Peace, in any case, is not a question of emotions, though this does not imply total apathy for emotions.
Its advocates are not necessarily enamored of Israel, and it could be a positive sign that some among them are apprehensive about this extremely powerful neighbor and link their desire for peace with another, their desire to reduce the reasons for such concerns and to drain the well they spring from.
There are many rational reasons to prefer peace. War, in addition to the death and pain it engenders, has profoundly negative repercussions for inter-sectarian dynamics domestically, that is, for the little that remains of our national unity. Since the late 1960s, we have been learning that every weapon held to fight Israel is a weapon that fires at what is supposedly shared among the Lebanese.
Moreover, ending the war and laying down our arms are prerequisites for an economic recovery, foreign investment, reconstruction, and breaking our isolation from the region and the world.
The advocates of war and arms, on the other hand, have nothing left to offer but resentment and closed horizons. Sulking is of course a luxury that no one can afford at a time when political and economic calamities are grinding the Lebanese, especially after the resistance card was completely burned, and with it the fingers of its fighters.
There is no use in inventing, because of our attachment to a war that no one is fighting, Israeli "ambitions" in Lebanon, nor in brandishing the existential threats posed by an evil neighbor who will gobble us up or stamp us out even if we all embrace Mahatma Gandhi's doctrine of nonviolence.
It seems that fighting the surge of sentimentality, which continues to undercut reason, should not lead to cold calculations that are contemptuous of sentiment and avoid appeals to affect. Such a reductionist approach is harmful; we see it from those heralding a transition that, between Wednesday and Thursday, we move to trading with Israel and collaborating on developing our use of artificial intelligence. Solving the problem rhetorically- with fantasies of a transition "from ideology to technology," as though choosing to rely on the latter is a decision above ideology- does not help either. These simplistic frameworks, which mirror the Trumpian consciousness and its conception of the world and politics, are shocked by their encounter with the complexity of reality in various ways; and so they turn a blind eye to death, destruction, displacement, and gaping psychological wounds. The most recent manifestation of reality’s capacity to shock may have come for Israel’s Foreign Minister Gideon Saar. Commenting on peace with Syria, he spoke of a normalization deal that would allow Israel to maintain control over the Golan Heights. Such obstacles may not be insurmountable, but they are certainly impossible to ignore.

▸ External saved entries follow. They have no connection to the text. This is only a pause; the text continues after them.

@@ -596,7 +596,9 @@
         const size_t nsub = (s.scan(sc, &q.raw_offset, &q.stream_offset, &q.first_chunk) * 8 + kSubseqBits - 1) / kSubseqBits;
         const size_t mcus = (size_t)scan_mcus_x(f, sc) * scan_mcus_y(f, sc);
         s.subseq += nsub;
-        max_huff_units_ += std::max<size_t>((nsub + kHuffOwn - 1) / kHuffOwn, 1);
+        const size_t sync_units = std::max<size_t>((nsub + kHuffOwn - 1) / kHuffOwn, 1);
+        max_huff_units_ += sync_units;
+        max_huff_pairs_ += (sync_units + 1) / 2;
         q.pool_words = gpu_pool_words(sc);
         q.tables_offset = s.pools.take(align_up(q.pool_words * 2, 64), 1);
         max_pool_words_ = std::max(max_pool_words_, q.pool_words);
@@ -616,6 +618,7 @@
     L.units = c.take(sizeof(WorkUnit) * s.units);
     L.huff_desc = c.take(sizeof(HuffImage) * (ng + s.prog_scans));
     L.huff_units = c.take(sizeof(HuffUnit) * max_huff_units_);
+    L.huff_pairs = c.take(sizeof(uint32_t) * max_huff_pairs_);
     L.huff_wunits = c.take(sizeof(HuffUnit) * s.huff_wunits);
     L.huff_dc_units = c.take(sizeof(HuffUnit) * ng * 4);
     L.huff_chunk_units = c.take(sizeof(HuffUnit) * chunks);
@@ -939,6 +942,7 @@
 void DecodeBatch::build_entropy_units()
 {
     for (std::vector<HuffUnit>* v : {&huff_units_, &huff_wunits_, &huff_chunk_units_, &huff_dc_units_, &prog_units_}) v->clear();
+    huff_pairs_.clear();
     uint32_t first_subseq = 0;
     stream_bytes_total_ = 0;
     huff_zero_.clear();
@@ -980,7 +984,9 @@
         }
         h.first_subseq = first_subseq;
         first_subseq += h.num_subseq;
+        const size_t first_unit = huff_units_.size();
         for (uint32_t j = 0; j == 0 || j < h.num_subseq; j += kHuffOwn) huff_units_.push_back(HuffUnit{(uint32_t)g, j});
+        for (size_t i = first_unit; i < huff_units_.size(); i += 2) huff_pairs_.push_back(huff_pair_entry((uint32_t)i, i + 1 < huff_units_.size()));
         if (h.restart_interval)
             for (uint32_t i = 0; i < h.ncomp; i++) huff_dc_units_.push_back(HuffUnit{(uint32_t)g, i});
         stream_bytes_total_ += q.stream_bytes;
@@ -1140,6 +1146,7 @@
     copy_table(pinned_, staging_.prog_iv_units, prog_iv_units_);
     copy_table(pinned_, staging_.huff_desc, huff_images_);
     copy_table(pinned_, staging_.huff_units, huff_units_);
+    copy_table(pinned_, staging_.huff_pairs, huff_pairs_);
     copy_table(pinned_, staging_.huff_wunits, huff_wunits_);
     copy_table(pinned_, staging_.huff_dc_units, huff_dc_units_);
     copy_table(pinned_, staging_.huff_chunk_units, huff_chunk_units_);
@@ -1218,10 +1225,11 @@
     static const int tail_after = getenv("HIPJPEG_TAIL_AFTER") ? atoi(getenv("HIPJPEG_TAIL_AFTER")) : 2;
     uint16_t* tail_tasks = at<uint16_t>(work_, scratch_.tail);
     uint32_t* tail_count = at<uint32_t>(work_, scratch_.tail + (size_t)max_huff_units_ * kTailTaskBytes);
-    if (launch_huff_sync(L.dimg, L.dunits, L.nunits, L.states, L.incoming, L.changed, 1, tail_after > 0 ? tail_after : 1 << 20,
+    if (launch_huff_sync(L.dimg, L.dunits, L.nunits, at<const uint32_t>(device_, staging_.huff_pairs), (int)huff_pairs_.size(), L.states, L.incoming,
+                         L.changed, 1, tail_after > 0 ? tail_after : 1 << 20,
                          tail_after > 0 ? tail_tasks : nullptr, tail_after > 0 ? tail_count : nullptr, L.records, L.pool_bytes, stream) != 0)
         return HIPJPEG_STATUS_HIP_ERROR;
-    if (launch_huff_sync(L.dimg, L.dunits, L.nunits, L.states, L.incoming, L.changed, 0, 1 << 20, nullptr, nullptr, L.records, L.pool_bytes, stream, 1) != 0)
+    if (launch_huff_sync(L.dimg, L.dunits, L.nunits, nullptr, 0, L.states, L.incoming, L.changed, 0, 1 << 20, nullptr, nullptr, L.records, L.pool_bytes, stream, 1) != 0)
         return HIPJPEG_STATUS_HIP_ERROR;
     if (!entropy_write_passes(L, stream)) return HIPJPEG_STATUS_HIP_ERROR;
     if (L.verdicts_out != L.host_changed && hipMemcpyAsync(L.host_changed, L.verdicts_out, verdict_bytes(), hipMemcpyDeviceToHost, s) != hipSuccess)
@@ -1337,7 +1345,7 @@
         from_desc = true;
         for (int pass = 0; pass < kExtraRippleLaunches && !converged; pass++) {
             if (hipMemsetAsync(L.changed, 0, sizeof(unsigned int), s) != hipSuccess) return HIPJPEG_STATUS_HIP_ERROR;
-            if (launch_huff_sync(L.dimg, L.dunits, L.nunits, L.states, L.incoming, L.changed, 0, 1 << 20, nullptr, nullptr, L.records, L.pool_bytes, stream, ++last_pass) != 0)
+            if (launch_huff_sync(L.dimg, L.dunits, L.nunits, nullptr, 0, L.states, L.incoming, L.changed, 0, 1 << 20, nullptr, nullptr, L.records, L.pool_bytes, stream, ++last_pass) != 0)
                 return HIPJPEG_STATUS_HIP_ERROR;
             if (hipMemcpyAsync(L.host_changed, L.changed, sizeof(unsigned int), hipMemcpyDeviceToHost, s) != hipSuccess) return HIPJPEG_STATUS_HIP_ERROR;
             if (hipStreamSynchronize(s) != hipSuccess) return HIPJPEG_STATUS_HIP_ERROR;
diff --git a/nvimagecodec_amd/csrc/decoder_core.h b/nvimagecodec_amd/csrc/decoder_core.h
--- a/nvimagecodec_amd/csrc/decoder_core.h
+++ b/nvimagecodec_amd/csrc/decoder_core.h
@@ -149,7 +149,7 @@
     Buffer export_pinned_, export_device_;
     uint64_t exported_blocks_ = 0;
     struct StagingLayout {
-        size_t desc, units, huff_desc, huff_units, huff_wunits, huff_dc_units, huff_chunk_units, huff_drops, xform_desc, xform_units,
+        size_t desc, units, huff_desc, huff_units, huff_pairs, huff_wunits, huff_dc_units, huff_chunk_units, huff_drops, xform_desc, xform_units,
             prog_desc, prog_units, prog_iv_desc, prog_iv_units, tensor_planes, tensor_units, tables, boundaries, streams, coef, h2d_bytes, gpu_coef_begin, total;
     } staging_{};
     struct WorkLayout {
@@ -178,6 +178,7 @@
     std::vector<TransformImage> xform_desc_;
     std::vector<HuffImage> huff_images_;
     std::vector<HuffUnit> huff_units_, huff_dc_units_;
+    std::vector<uint32_t> huff_pairs_;
     std::vector<int> huff_to_image_;
     int seq_gpu_images_ = 0;
     struct ZeroFill {
@@ -187,7 +188,7 @@
     std::vector<ZeroFill> huff_zero_;
     std::vector<HuffUnit> huff_wunits_;
     std::vector<HuffUnit> huff_chunk_units_;
-    size_t total_subseq_ = 0, max_huff_units_ = 0, max_pool_words_ = 0;
+    size_t total_subseq_ = 0, max_huff_units_ = 0, max_huff_pairs_ = 0, max_pool_words_ = 0;
     std::atomic<bool> host_drops_missing_{false};
     std::vector<ProgImage> prog_images_;
     std::vector<int> prog_to_image_;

However, if defending peace should not obscure its complexities and challenges, then these complexities and challenges should not stand in the way of defending peace either. With regard to emotions that have always surrounded this penchant for war, there is now no point in ignoring the recent inversion of all other meanings. Those who do not wish to be "isolationists”- to be isolated from Syria and the region- must realize that the faction clinging to its arms is the only "isolationist" around today. As for "unity with our brothers in arms," it has been unraveled by the evaporation of the "brother" supporting his "brother.” Neither did Iran support Gaza and Lebanon, nor did Gaza and Lebanon support Iran.
As for the question of "abandoning Palestine," it has become abundantly clear that the only way for Lebanon (and other Arab countries) to help Palestinians at this devastating time, is to build stable and respected states. Anything else would render our "solidarity" a solidarity of one impotent with another.